Grundsätzlich ja. Das heißt du erkennst Strukturen bzw. Änderungen der Wassertiefe. Die Bodenbeschaffenheit (weich/ hart etc) wird dir verborgen bleiben. Ebenso bezweifle ich sehr stark, dass du Fische eindeutig identifizieren kannst.


----------



## zokker (5. Januar 2016)

*AW: Suche ein gebrauchtes Echolot fürs Karpfenangeln.*



tomsen83 schrieb:


> Die Bodenbeschaffenheit (weich/ hart etc) wird dir verborgen bleiben. Ebenso bezweifle ich sehr stark, dass du Fische eindeutig identifizieren kannst.
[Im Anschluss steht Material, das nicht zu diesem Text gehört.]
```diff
+    const f32x4 inv = f32x4{S.inv, S.inv, S.inv, S.inv}, sg = f32x4{T.sg, T.sg, T.sg, T.sg};
+    const bool drop = P.thresh != 0;
+    const uint64_t drop_key = drop ? dropout_key(P.seed, P.epoch) : 0ull;
+    const int n_rep = S.replicas > 0 ? S.replicas : 1;
+    const uint32_t word = S.replicas > 0 ? 2u : 0u;
+    const int64_t e_row = (int64_t)(2 * B.W) * P.out_stride, e_wrap = ((int64_t)B.gcols * B.HWi - (int64_t)B.Hv * B.W) * P.out_stride, e_rep = (int64_t)B.HWi * P.out_stride;
+    int gy = T.gy - 2, img = T.img;
+    int64_t e = (B.out_px + (int64_t)img * B.HWi + T.px) * P.out_stride + T.kg - e_row;
+#pragma unroll 1
+    for (int i = 0; i < 8; ++i) {
+        gy += 2;
+        const bool wrap = gy >= B.Hv;
+        gy -= wrap ? B.Hv : 0;
+        img += wrap ? B.gcols : 0;
+        e += e_row + (wrap ? e_wrap : 0);
+        if (!(T.col_ok && gy < B.H && img < B.n_img)) continue;
+        f32x4 z[6], v0, v1;
+        wino_rows_read(T.rbase + i * 4 * WINO_TS, z);
+        wino_rows_values(z, sg, inv, T.bias0, T.bias1, v0, v1);
+        if (P.relu) {
+            wino_relu4(v0);
+            wino_relu4(v1);
+        }
+        const float mx = wino_absmax4(wino_absmax4(0.0f, v0), v1);
+        lmax = fmaxf(lmax, drop ? mx * P.scale : mx);
+#pragma unroll 1
+        for (int rep = 0; rep < n_rep; ++rep) {
+            f32x4 w0 = v0, w1 = v1;
+            const int64_t er = e + rep * e_rep;
+            if (drop) wino_dropout8(w0, w1, S.offset + (uint64_t)(er >> 3), word, drop_key, P.thresh, P.scale);
+            *reinterpret_cast<f32x4*>(S.out + er) = w0;
+            *reinterpret_cast<f32x4*>(S.out + er + 4) = w1;
+        }
+    }
+    return lmax;
+}
 __device__ __forceinline__ float wino_store_channels_last(const WinoParams& P, const WinoBlock& B, const WinoStore& S, const float* lds, int ks) {
+    const int64_t range = (int64_t)(B.n_img + (S.replicas > 0 ? S.replicas - 1 : 0)) * B.HWi * P.out_stride * 4;
+    if (range > POD_WINO_STORE_RANGE_MAX) return wino_store_channels_last_far(P, B, S, lds, ks);
+    const auto rsrc = __builtin_amdgcn_make_buffer_rsrc(S.out + B.out_px * P.out_stride, 0, (int)range, 0x00020000);
     switch ((P.relu ? 1 : 0) | (P.thresh ? 2 : 0)) {
-        case 0: return wino_store_channels_last_form<false, false>(P, B, S, lds, ks);
-        case 1: return wino_store_channels_last_form<true, false>(P, B, S, lds, ks);
-        case 2: return wino_store_channels_last_form<false, true>(P, B, S, lds, ks);
-        default: return wino_store_channels_last_form<true, true>(P, B, S, lds, ks);
-    }
-}
-
-}
+        case 0: return wino_store_channels_last_form<false, false>(P, B, S, rsrc, lds, ks);
+        case 1: return wino_store_channels_last_form<true, false>(P, B, S, rsrc, lds, ks);
+        case 2: return wino_store_channels_last_form<false, true>(P, B, S, rsrc, lds, ks);
+        default: return wino_store_channels_last_form<true, true>(P, B, S, rsrc, lds, ks);
+    }
+}
+
+}
```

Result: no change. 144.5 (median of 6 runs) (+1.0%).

Da muß ich widersprechen, die  Grayline ist sogar scrollbar. Man kann sie prozentuell einstellen. In der PDF auf Seite 48. http://www.eaglenav.com/upload/Eagle/Documents/Manuals/FishEasy245DS_0143-832_60607.pdf


----------



## Janni77 (5. Januar 2016)

*AW: Suche ein gebrauchtes Echolot fürs Karpfenangeln.*

Würde mich von meinen Humminbird 1199cxi HD Si modell 2015 trennen. Jetzt 6,5 monate alt. Inkl. allem Serienzubehör und Deutscher Anleitung.  VHB 1950€.


----------



## Revilo62 (5. Januar 2016)

*AW: Suche ein gebrauchtes Echolot fürs Karpfenangeln.*



Jim-Knopf78 schrieb:


> Hallo,
> 
> wie aus der Überschrift ersichtlich suche ich fürs Karpfenangeln ein gebrauchtes Echolot.
> 
> ...



Reicht für Deine Bedürfnisse komplett aus, auch wenn es keine portable Version ist, ein paar Handgriffe, eine entsprechende Batterie und einen kleinen Kunststoffkoffer entsprechender Größe und zack die Bohne, alles Gut.
Ist auf jeden Fall die bessere Investition für Dein kleines Böötchen, als ein E-Motor

Tight Lines aus Berlin :vik:


----------



## AllroundhunterKib (5. Januar 2016)

*AW: Suche ein gebrauchtes Echolot fürs Karpfenangeln.*



Revilo62 schrieb:


> Reicht für Deine Bedürfnisse komplett aus, auch wenn es keine portable Version ist, ein paar Handgriffe, eine entsprechende Batterie und einen kleinen Kunststoffkoffer entsprechender Größe und zack die Bohne, alles Gut.
> Ist auf jeden Fall die bessere Investition für Dein kleines Böötchen, als ein E-Motor
> 
> Tight Lines aus Berlin :vik:




Sehe ich auch genauso. Für Kanten und Bodenbeschaffenheit ist das allemal in Ordnung.


----------



## tomsen83 (5. Januar 2016)

*AW: Suche ein gebrauchtes Echolot fürs Karpfenangeln.*



zokker schrieb:


> Da muß ich widersprechen, die  Grayline ist sogar scrollbar. Man kann sie prozentuell einstellen. In der PDF auf Seite 48. http://www.eaglenav.com/upload/Eagle/Documents/Manuals/FishEasy245DS_0143-832_60607.pdf



na gugge einer an. Das überrascht mich...


----------